Aprendi a cantar antes de escrever.
O som é a alma da palavra.
O Ritmo, minha correnteza.
Vou
e fico presa.
Busco a virada:
naipes, repeniques, ar.
(Sem samba, não dá)
Eu escrevo porque li, leio e lerei.
E os que mais amo e amarei são os que vi tomarem liberdade por escrito.
Fizeram o melhor e o pior de nós se abaixar até vermos nossas entranhas.
A mim inspira olhar com olhos que não são meus.
Outros olhos que tiram a poeira do que vi ontem e me fazem ver pela primeira vez.
Outra vez.
O ovo novo de novo.
(Sons de Arnaldo Antunes que sonhei uma noite dessas).
Nem tudo depende de mim quando escrevo.
Procuro a palavra enquanto durmo.
Meu único silêncio possível é encontrá-la
Noites viram dias, e eu me viro.
Dou de cara com ela,
e ela explode um frescor inesperado em mim.
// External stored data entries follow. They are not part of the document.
template <int JIN, class Sink>
__device__ __forceinline__ void mfma_multifold_stream(const Fr* __restrict__ s, uint32_t S, const MfmaFoldPlan* __restrict__ plan,
                                                      uint32_t begin, uint32_t end, uint32_t rot, unsigned char* lds, Sink&& sink) {
    constexpr int NB = 1 << JIN;
    constexpr int KS = NB < 8 ? NB : 8;
    constexpr int NST = NB / KS;
    constexpr bool kRegs = NB <= 4;
    const uint32_t tid = threadIdx.x, lane = tid & 63u, c = lane & 31u, h = lane >> 5;
    mf_v4i wf[kRegs ? NB : 1];
    if constexpr (kRegs) {
#pragma unroll
        for (int b = 0; b < NB; ++b) wf[b] = *reinterpret_cast<const mf_v4i*>(plan->digits + ((b * 2 + h) * 32 + c) * 16);
    } else {
        for (uint32_t i = tid; i < (uint32_t)(32 * 32 * NB / 16); i += blockDim.x)
            reinterpret_cast<mf_v4u*>(lds)[i] = reinterpret_cast<const mf_v4u*>(plan->digits)[i];
        __syncthreads();
    }
    mf_v16i init;
#pragma unroll
    for (int r = 0; r < 16; ++r) init[r] = plan->start[h][r];

    const uint32_t wave = __builtin_amdgcn_readfirstlane(tid >> 6);
    auto load_stage = [&](uint32_t e0, int stage, mf_v4u (&x)[2][KS]) {
        const uint32_t voff = c * 32u + 16u * h;
        const Fr* tile = s + e0;
#pragma unroll
        for (int k = 0; k < KS; ++k) {
#if defined(MF_STREAM_PAD)
            const char* base = reinterpret_cast<const char*>(tile + (size_t)(stage * KS + k) * (S + MF_STREAM_PAD));
#else
            const char* base = reinterpret_cast<const char*>(tile + (size_t)(stage * KS + k) * S);
#endif
#pragma unroll
            for (int t = 0; t < 2; ++t)
                x[t][k] = __builtin_nontemporal_load(reinterpret_cast<const mf_v4u*>(base + voff + 1024u * t));
        }
    };
    auto mac_stage = [&](int stage, const mf_v4u (&x)[2][KS], mf_v16i& a0, mf_v16i& a1) {
#pragma unroll
        for (int k = 0; k < KS; ++k) {
            mf_v4i w;
            if constexpr (kRegs)
                w = wf[stage * KS + k];
            else
                w = *reinterpret_cast<const mf_v4i*>(lds + (((stage * KS + k) * 2 + h) * 32 + c) * 16);
            const mf_v4u f0 = x[0][k] ^ 0x80808080u, f1 = x[1][k] ^ 0x80808080u;
            a0 = __builtin_amdgcn_mfma_i32_32x32x32_i8(w, (mf_v4i)f0, a0, 0, 0, 0);
            a1 = __builtin_amdgcn_mfma_i32_32x32x32_i8(w, (mf_v4i)f1, a1, 0, 0, 0);
        }
    };
    auto store_entry = [&](uint32_t e0, const mf_v16i& a0, const mf_v16i& a1) { sink(e0, h, c, mf_finish(a0, a1)); };

    const uint32_t span = end - begin;
    const uint32_t iters = (span + 255u) / 256u;
    const uint32_t woff = wave * 64u;
    if (woff >= span) return;
    uint32_t cur = rot % iters;
    auto next_pos = [&]() {
        cur = cur + 1u == iters ? 0u : cur + 1u;
        return begin + cur * 256u + woff;
    };
    mf_v4u xa[2][KS], xb[2][KS];
    uint32_t e0 = begin + cur * 256u + woff;
    load_stage(e0, 0, xa);
    if constexpr (NST == 1) {
        for (uint32_t it = 0; it < iters; it += 2u) {
            const bool more1 = it + 1u < iters;
            const uint32_t e1 = next_pos();
            if (more1) load_stage(e1, 0, xb);
            {
                mf_v16i a0 = init, a1 = init;
                mac_stage(0, xa, a0, a1);
                store_entry(e0, a0, a1);
            }
            __builtin_amdgcn_sched_barrier(0);
            if (!more1) break;
            const bool more2 = it + 2u < iters;
            e0 = next_pos();
            if (more2) load_stage(e0, 0, xa);
            {
                mf_v16i a0 = init, a1 = init;
                mac_stage(0, xb, a0, a1);
                store_entry(e1, a0, a1);
            }
            __builtin_amdgcn_sched_barrier(0);
        }
    } else {
        for (uint32_t it = 0; it < iters; ++it) {
            const bool more = it + 1u < iters;
            const uint32_t e1 = next_pos();
            mf_v16i a0 = init, a1 = init;
#pragma unroll
            for (int st = 0; st < NST; st += 2) {
                load_stage(e0, st + 1, xb);
                mac_stage(st, xa, a0, a1);
                __builtin_amdgcn_sched_barrier(0);
                if (st + 2 < NST)
                    load_stage(e0, st + 2, xa);
                else if (more)
                    load_stage(e1, 0, xa);
                mac_stage(st + 1, xb, a0, a1);
                __builtin_amdgcn_sched_barrier(0);
            }
            store_entry(e0, a0, a1);
            e0 = e1;
        }
    }
}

Sei que achei a bendita porque meu corpo fala.
A carne se fez verbo.
Meu tormento murcha como um balão ao calor da mínima chama
Constato: não se pode escrever sem um corpo incendiado.
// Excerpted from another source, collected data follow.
template <int NII>
__device__ __forceinline__ void load_gate_weights(float4 (&bw)[3][NII], const float* __restrict__ w, int j0i, int koff) {
#pragma unroll
    for (int g = 0; g < 3; ++g)
#pragma unroll
        for (int ii = 0; ii < NII; ++ii)
            bw[g][ii] = *reinterpret_cast<const float4*>(w + (long)(g * kH + j0i) * kH + koff + 16 * ii);
}

template <int NII>
__device__ __forceinline__ void mfma_gates(f32x4 (&acc)[3], const float4 (&a)[NII], const float4 (&bw)[3][NII]) {
#pragma unroll
    for (int ii = 0; ii < NII; ++ii)
// ... 50 lines not shown
__device__ unsigned long long g_gru_phase[2][512][12][8];
struct PhaseClock {
    unsigned long long last, sum[8];
    __device__ PhaseClock() : last(0) { for (int i = 0; i < 8; ++i) sum[i] = 0; }
    __device__ __forceinline__ void start() {
        __builtin_amdgcn_sched_barrier(0);
        last = __builtin_readcyclecounter();
        __builtin_amdgcn_sched_barrier(0);
    }
    __device__ __forceinline__ void lap(int i, bool on) {
        __builtin_amdgcn_sched_barrier(0);
        const unsigned long long now = __builtin_readcyclecounter();
        if (on) sum[i] += now - last;
        last = now;
        __builtin_amdgcn_sched_barrier(0);
    }
    __device__ __forceinline__ void flush(int dir) {
        if ((threadIdx.x & 63) == 0 && blockIdx.x < 512)
            for (int i = 0; i < 8; ++i) g_gru_phase[dir][blockIdx.x][threadIdx.x >> 6][i] = sum[i];
    }
};
#else
struct PhaseClock {
    __device__ __forceinline__ void start() {}
    __device__ __forceinline__ void lap(int, bool) {}
    __device__ __forceinline__ void flush(int) {}
};
#endif

struct PersistIds {
    int layer, j0, b0, tile, ntiles, G;
    bool valid;
    __device__ PersistIds(int G, int pack, int tile0, int total) {
        int rest;
        if (pack) {
            const int xcd = blockIdx.x & 7, slot = blockIdx.x >> 3;
            tile = (slot >> 5) * 8 + xcd;
            rest = slot & 31;
        } else {
            tile = blockIdx.x % G;
            rest = blockIdx.x / G;
        }
        valid = tile < G && tile0 + tile < total;
        tile += tile0;
        ntiles = total;
        this->G = G;
        b0 = tile * 16;
        layer = rest >> 4;
        j0 = (rest & 15) * 16;
    }
};

constexpr int kPersistThreads = 768;
constexpr int kMfmaWaves = 8;

template <int LAYER, bool H2, int NT>
__device__ __forceinline__ void persist_fwd(const Gru2Fwd& p, float (&part)[2][8][3][256], const PersistIds& id, bool local) {
    const int j0 = id.j0;
    constexpr int NII = LAYER == 0 ? 2 : 4;
    const int tid = threadIdx.x, lane = tid & 63, w = tid >> 6;
    const int B = p.B, S = p.S;
    float* __restrict__ yl = p.y[LAYER];
    int tl[NT];
#pragma unroll
    for (int k = 0; k < NT; ++k) tl[k] = id.tile + k * id.G;

    if (w < kMfmaWaves) {
        const int i = lane & 15, kq = lane >> 4;
        const bool recurrent = LAYER == 0 || w < 4;
        const int koff = LAYER == 0 ? 32 * w + 4 * kq : 64 * (w & 3) + 4 * kq;
        float4 bw[3][NII];
        load_gate_weights<NII>(bw, recurrent ? p.whh[LAYER] : p.wih1, j0 + i, koff);
        H2Frag bh[3][NII / 2];
        float sa = 1.f, inv = 1.f;
        if constexpr (H2) {
// ... 115 lines not shown
            const float h = (1.0f - z) * n + z * hp[k];
            store_handover(p.xh[LAYER] + xtile(t, tl[k], id.ntiles, kH) + xpos(e >> 4, j), h, local);
            pc.lap(4, traced);
            yl[bt * kH + j] = h;
            p.R[LAYER][bt * kH + j] = r;
            p.Z[LAYER][bt * kH + j] = z;
            p.N[LAYER][bt * kH + j] = n;
            p.GHN[LAYER][bt * kH + j] = gh[2];
            if (t == S - 1) p.hN[((long)LAYER * B + b[k]) * kH + j] = h;
            if (cf) {
                const float a = (1.0f - z) * (1.0f - n * n);
                const long c = xtile(t, tl[k], id.ntiles, kH) + cpos;
                cf[c] = a * gh[2] * r * (1.0f - r);
                cf[c + p.frag_stride] = (hp[k] - n) * z * (1.0f - z);
                cf[c + 2 * p.frag_stride] = a * r;
                cf[c + 3 * p.frag_stride] = a;
            }
            hp[k] = h;
            if (LAYER == 0 && t + 1 < S) {
                const float* gip = p.x_gi0 + (bt + 1) * kG;
                gi[k][0] = gip[j]; gi[k][1] = gip[kH + j]; gi[k][2] = gip[2 * kH + j];
            }
            pc.lap(5, traced);
        }
    }
    pc.flush(0);
}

Uma nesga de luz entra pela janela e se deita sobre o lençol.
Faço amor com o sol.
Se me perguntam como nasce uma história, lembro-me de uma mulher que me veio
à mente enquanto o desejo de conhecê-la me tomou o coração.
Nasço com ela.
O rapaz desajeitado, alto e magro, com pernas desencontradas e mãos suando fala
do
beijo que cometeu.
Eu o escuto
e escrevo sobre borboletas triscando o néctar de um amor que começa.
E assim vou indo.
Quando menos espero, bateio um diamante entre pedras.
E por um instante, minha vida está completa.
PS. Nasci em 1964, em Belo Horizonte. Filha de um erudito matemático e de uma mulher sábia, de olhos e mãos encantadas, que mal completou o fundamental. Cresci entre razão e emoção, entre cidade grande e interior, entre crer e questionar. Enquanto fazia um curso superior de matemática na Universidade Federal de Minas Gerais, embora tivesse facilidade e interesse, fui ficando triste. As linguagens artísticas me faziam falta: cantar, compor, escrever, pintar. Mas ser artista, assim de verdade, no oficial da palavra, era algo perigoso para meus pais religiosos e enorme demais para mim. Ainda é imenso, sempre me soa pretensioso. Fui ser publicitária. Larguei a matemática, sem trancar matrícula, movimento radical para uma libriana, e trouxe a alegria das linguagens artísticas para perto. Há 35 anos faço a direção criativa da Lápis Raro, uma agência de Comunicação da qual sou uma das sócias. Em 2014, já mãe de dois filhos e no terceiro casamento, publiquei meu primeiro romance, Tudo é rio, depois veio A natureza da mordida e Véspera. Se dependesse de mim, eu gastaria mais do que sete dias para criar o mundo, levaria, de propósito, a vida inteira.